(Beginning of DATA EXCERPTS)
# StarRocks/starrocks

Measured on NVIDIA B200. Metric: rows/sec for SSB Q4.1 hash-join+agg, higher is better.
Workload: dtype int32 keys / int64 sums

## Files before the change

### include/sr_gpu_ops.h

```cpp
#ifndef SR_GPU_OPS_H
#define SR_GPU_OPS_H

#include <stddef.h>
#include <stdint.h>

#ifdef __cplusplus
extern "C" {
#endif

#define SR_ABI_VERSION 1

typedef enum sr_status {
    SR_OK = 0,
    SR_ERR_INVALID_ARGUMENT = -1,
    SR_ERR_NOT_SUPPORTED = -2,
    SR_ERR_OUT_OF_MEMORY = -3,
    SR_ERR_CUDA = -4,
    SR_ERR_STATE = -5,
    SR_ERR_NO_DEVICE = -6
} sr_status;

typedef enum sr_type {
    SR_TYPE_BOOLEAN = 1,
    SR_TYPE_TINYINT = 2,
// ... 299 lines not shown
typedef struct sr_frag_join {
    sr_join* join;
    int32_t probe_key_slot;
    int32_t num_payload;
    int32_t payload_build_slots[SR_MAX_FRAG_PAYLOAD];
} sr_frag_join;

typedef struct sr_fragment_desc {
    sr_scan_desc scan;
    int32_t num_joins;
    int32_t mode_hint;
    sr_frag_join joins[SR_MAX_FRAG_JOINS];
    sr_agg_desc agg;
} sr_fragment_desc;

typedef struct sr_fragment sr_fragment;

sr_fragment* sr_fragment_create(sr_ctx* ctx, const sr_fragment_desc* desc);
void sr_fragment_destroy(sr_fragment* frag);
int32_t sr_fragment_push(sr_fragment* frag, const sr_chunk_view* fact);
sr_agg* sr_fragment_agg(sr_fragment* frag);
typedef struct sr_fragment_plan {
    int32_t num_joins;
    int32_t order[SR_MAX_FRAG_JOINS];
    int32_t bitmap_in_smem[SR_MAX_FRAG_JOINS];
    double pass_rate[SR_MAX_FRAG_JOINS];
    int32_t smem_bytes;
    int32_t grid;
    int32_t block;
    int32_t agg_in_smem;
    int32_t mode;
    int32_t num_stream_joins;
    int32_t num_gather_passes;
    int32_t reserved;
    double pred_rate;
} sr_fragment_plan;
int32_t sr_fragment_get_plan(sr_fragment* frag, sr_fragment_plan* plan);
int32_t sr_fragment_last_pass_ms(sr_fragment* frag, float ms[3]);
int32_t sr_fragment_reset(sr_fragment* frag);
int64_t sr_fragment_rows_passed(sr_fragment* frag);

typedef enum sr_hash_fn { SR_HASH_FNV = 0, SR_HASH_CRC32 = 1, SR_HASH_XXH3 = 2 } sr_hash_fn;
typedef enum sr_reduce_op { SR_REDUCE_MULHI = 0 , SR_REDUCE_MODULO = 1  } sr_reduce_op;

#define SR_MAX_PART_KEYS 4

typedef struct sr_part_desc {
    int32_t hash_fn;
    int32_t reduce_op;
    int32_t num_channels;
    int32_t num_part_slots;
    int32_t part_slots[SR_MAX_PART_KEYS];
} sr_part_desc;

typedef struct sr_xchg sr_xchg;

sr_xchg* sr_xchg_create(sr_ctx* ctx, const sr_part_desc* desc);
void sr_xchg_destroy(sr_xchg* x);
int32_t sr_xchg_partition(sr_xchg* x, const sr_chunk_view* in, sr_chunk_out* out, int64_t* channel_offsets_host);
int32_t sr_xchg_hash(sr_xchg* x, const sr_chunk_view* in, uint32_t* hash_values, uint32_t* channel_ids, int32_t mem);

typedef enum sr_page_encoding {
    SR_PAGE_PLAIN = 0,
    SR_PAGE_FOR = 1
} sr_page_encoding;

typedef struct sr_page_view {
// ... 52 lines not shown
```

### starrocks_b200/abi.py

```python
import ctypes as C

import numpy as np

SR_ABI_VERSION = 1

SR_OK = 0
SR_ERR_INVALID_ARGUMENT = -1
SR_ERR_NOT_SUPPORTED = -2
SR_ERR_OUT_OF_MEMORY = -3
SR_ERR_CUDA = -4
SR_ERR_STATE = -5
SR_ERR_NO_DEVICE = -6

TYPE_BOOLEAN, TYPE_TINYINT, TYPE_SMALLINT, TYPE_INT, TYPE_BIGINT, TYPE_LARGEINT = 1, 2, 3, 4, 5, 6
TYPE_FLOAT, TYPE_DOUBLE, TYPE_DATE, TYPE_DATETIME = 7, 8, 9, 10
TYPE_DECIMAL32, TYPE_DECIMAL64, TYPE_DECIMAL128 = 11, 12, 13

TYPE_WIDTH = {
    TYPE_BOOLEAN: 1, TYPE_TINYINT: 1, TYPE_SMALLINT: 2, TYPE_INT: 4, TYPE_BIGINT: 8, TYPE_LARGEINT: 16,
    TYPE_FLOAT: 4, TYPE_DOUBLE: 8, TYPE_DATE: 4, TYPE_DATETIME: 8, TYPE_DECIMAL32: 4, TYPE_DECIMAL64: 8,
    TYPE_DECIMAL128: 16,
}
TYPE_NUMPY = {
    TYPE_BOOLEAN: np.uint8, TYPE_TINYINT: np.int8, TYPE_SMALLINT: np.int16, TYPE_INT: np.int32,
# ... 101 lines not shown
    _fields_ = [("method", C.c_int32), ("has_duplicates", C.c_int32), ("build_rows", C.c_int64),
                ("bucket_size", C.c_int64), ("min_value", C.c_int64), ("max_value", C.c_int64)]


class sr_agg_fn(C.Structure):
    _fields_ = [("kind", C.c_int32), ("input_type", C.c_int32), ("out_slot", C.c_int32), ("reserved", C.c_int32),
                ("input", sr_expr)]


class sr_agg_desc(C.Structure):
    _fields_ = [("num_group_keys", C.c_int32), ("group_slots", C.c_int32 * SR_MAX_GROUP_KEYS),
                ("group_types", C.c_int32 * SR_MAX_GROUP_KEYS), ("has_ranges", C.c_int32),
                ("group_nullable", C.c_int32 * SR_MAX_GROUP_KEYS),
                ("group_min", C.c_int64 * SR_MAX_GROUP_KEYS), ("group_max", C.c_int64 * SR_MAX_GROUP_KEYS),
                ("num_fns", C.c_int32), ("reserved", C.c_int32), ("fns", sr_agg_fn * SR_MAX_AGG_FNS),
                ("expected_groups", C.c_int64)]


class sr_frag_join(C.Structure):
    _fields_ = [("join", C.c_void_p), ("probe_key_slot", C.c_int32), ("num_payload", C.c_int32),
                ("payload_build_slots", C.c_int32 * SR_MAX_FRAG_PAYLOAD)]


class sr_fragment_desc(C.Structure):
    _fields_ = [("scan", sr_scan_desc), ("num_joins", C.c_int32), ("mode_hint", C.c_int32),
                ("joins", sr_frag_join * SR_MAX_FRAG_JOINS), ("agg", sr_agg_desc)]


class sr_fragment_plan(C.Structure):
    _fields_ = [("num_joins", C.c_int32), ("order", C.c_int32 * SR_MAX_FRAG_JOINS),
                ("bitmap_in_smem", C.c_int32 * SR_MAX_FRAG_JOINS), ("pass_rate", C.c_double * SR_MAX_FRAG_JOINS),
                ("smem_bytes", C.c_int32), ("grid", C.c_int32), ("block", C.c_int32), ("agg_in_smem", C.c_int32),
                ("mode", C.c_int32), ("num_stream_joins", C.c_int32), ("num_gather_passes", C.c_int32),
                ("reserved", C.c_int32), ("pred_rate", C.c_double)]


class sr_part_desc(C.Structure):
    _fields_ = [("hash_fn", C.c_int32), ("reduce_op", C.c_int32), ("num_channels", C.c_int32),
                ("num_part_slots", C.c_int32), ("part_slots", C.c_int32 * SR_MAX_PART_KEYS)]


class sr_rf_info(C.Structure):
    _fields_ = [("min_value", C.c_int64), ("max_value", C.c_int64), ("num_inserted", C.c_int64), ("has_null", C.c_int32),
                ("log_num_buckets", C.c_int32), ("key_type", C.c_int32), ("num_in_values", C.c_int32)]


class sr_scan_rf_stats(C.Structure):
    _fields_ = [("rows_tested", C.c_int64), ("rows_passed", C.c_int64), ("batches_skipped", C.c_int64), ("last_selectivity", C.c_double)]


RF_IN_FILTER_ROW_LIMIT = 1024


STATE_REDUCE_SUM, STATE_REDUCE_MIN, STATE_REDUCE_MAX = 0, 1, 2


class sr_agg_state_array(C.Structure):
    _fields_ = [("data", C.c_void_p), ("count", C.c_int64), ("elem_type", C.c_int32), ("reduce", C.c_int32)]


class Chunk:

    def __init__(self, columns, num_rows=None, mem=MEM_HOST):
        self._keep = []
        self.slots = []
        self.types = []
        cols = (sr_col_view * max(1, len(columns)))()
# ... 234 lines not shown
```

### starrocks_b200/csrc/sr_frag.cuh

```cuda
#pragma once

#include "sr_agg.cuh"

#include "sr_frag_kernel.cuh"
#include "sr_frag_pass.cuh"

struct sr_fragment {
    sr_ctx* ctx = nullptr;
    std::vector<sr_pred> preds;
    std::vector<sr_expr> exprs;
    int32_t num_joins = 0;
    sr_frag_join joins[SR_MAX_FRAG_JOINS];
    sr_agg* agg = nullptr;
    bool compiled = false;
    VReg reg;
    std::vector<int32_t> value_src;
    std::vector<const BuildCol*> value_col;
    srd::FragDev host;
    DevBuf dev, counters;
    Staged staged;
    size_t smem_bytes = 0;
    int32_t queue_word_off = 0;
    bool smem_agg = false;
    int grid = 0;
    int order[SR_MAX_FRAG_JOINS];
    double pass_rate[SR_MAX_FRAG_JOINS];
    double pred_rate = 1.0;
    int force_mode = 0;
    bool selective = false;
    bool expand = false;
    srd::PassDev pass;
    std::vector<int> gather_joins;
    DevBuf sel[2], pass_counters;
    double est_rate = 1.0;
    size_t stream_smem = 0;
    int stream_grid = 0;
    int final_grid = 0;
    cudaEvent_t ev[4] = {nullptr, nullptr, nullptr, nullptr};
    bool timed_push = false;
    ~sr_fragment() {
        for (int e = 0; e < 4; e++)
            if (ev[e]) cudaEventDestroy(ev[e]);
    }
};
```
(End of DATA EXCERPTS)
(Beginning of DATA EXCERPTS)
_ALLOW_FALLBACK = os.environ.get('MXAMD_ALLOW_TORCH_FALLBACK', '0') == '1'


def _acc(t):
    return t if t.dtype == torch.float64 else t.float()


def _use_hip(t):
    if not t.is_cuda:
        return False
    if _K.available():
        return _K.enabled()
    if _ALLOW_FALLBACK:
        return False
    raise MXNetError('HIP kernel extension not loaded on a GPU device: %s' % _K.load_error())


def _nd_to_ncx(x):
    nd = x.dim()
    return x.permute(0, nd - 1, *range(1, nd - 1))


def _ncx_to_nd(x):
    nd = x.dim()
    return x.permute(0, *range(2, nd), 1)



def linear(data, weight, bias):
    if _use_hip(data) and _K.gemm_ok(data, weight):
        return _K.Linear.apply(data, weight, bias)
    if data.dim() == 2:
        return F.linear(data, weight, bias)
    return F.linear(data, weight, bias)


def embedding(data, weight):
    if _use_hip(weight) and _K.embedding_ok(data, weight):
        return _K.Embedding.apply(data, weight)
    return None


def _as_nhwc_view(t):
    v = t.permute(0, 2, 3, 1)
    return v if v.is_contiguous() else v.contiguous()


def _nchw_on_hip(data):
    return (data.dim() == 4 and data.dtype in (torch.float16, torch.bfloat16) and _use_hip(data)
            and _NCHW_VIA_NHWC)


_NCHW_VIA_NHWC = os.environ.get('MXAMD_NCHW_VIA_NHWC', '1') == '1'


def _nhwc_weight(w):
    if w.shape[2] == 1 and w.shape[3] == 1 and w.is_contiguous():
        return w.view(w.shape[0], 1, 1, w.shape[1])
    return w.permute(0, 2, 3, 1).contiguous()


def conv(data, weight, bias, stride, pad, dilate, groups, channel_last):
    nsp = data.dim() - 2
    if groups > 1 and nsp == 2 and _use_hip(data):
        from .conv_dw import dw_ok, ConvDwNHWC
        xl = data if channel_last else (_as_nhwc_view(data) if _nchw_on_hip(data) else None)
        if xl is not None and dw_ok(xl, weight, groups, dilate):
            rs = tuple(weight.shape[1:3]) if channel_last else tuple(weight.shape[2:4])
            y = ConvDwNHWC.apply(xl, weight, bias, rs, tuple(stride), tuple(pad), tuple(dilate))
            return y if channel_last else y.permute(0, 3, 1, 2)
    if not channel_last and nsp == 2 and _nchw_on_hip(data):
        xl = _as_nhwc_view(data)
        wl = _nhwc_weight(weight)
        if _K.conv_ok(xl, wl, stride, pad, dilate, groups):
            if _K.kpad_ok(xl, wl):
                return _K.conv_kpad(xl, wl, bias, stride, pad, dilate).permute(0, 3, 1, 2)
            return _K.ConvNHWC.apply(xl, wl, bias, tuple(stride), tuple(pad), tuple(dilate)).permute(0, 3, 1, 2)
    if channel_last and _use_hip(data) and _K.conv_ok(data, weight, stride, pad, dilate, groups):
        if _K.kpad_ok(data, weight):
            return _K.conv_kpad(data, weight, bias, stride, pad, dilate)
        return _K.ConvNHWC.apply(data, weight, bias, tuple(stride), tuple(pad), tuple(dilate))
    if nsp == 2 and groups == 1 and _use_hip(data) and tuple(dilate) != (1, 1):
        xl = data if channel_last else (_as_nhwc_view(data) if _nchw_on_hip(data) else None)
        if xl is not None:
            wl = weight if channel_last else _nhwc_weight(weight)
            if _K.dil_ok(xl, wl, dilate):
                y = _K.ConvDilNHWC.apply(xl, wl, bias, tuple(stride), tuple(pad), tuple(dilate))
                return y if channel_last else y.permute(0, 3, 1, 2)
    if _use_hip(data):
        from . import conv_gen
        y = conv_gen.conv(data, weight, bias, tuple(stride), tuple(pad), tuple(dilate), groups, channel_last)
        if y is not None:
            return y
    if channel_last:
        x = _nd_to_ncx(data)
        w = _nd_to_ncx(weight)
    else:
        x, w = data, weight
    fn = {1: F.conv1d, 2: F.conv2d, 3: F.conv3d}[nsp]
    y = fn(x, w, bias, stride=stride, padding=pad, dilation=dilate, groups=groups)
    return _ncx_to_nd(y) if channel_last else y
(End of DATA EXCERPTS)
(Beginning of DATA EXCERPTS)
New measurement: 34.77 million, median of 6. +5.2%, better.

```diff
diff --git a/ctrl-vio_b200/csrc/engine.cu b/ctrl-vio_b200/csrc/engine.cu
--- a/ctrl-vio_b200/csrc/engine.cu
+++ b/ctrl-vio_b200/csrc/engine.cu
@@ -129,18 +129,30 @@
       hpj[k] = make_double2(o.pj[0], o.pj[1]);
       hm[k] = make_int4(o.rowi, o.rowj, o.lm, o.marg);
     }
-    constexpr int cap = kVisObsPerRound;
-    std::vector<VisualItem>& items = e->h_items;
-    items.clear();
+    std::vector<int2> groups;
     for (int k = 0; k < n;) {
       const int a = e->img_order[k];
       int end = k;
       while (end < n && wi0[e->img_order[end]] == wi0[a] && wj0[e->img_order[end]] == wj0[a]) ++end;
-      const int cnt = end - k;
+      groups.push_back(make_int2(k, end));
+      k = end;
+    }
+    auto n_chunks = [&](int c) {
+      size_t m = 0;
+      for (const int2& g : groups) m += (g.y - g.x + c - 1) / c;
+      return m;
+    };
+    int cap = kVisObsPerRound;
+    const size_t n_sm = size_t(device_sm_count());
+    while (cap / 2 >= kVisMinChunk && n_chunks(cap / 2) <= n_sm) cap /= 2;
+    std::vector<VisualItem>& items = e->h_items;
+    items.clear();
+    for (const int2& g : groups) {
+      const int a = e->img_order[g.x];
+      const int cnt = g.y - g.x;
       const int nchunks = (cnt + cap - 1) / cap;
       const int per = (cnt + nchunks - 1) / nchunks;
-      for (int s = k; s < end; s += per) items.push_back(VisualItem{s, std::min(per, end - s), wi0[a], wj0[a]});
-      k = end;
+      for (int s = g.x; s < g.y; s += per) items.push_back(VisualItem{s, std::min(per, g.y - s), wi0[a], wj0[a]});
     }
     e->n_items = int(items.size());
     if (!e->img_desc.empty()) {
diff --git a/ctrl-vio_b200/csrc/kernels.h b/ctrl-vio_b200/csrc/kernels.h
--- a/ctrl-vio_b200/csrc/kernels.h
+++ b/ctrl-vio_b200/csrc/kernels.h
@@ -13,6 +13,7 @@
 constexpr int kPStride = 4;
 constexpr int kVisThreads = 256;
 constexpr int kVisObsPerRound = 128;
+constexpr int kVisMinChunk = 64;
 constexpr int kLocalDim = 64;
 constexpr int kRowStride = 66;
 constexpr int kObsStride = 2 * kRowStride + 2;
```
(End of DATA EXCERPTS)
Every line of the records containing the word "apply" must appear in the answer.

EXERCISE OUTPUT:
        return _K.Linear.apply(data, weight, bias)
        return _K.Embedding.apply(data, weight)
            y = ConvDwNHWC.apply(xl, weight, bias, rs, tuple(stride), tuple(pad), tuple(dilate))
            return _K.ConvNHWC.apply(xl, wl, bias, tuple(stride), tuple(pad), tuple(dilate)).permute(0, 3, 1, 2)
        return _K.ConvNHWC.apply(data, weight, bias, tuple(stride), tuple(pad), tuple(dilate))
                y = _K.ConvDilNHWC.apply(xl, wl, bias, tuple(stride), tuple(pad), tuple(dilate))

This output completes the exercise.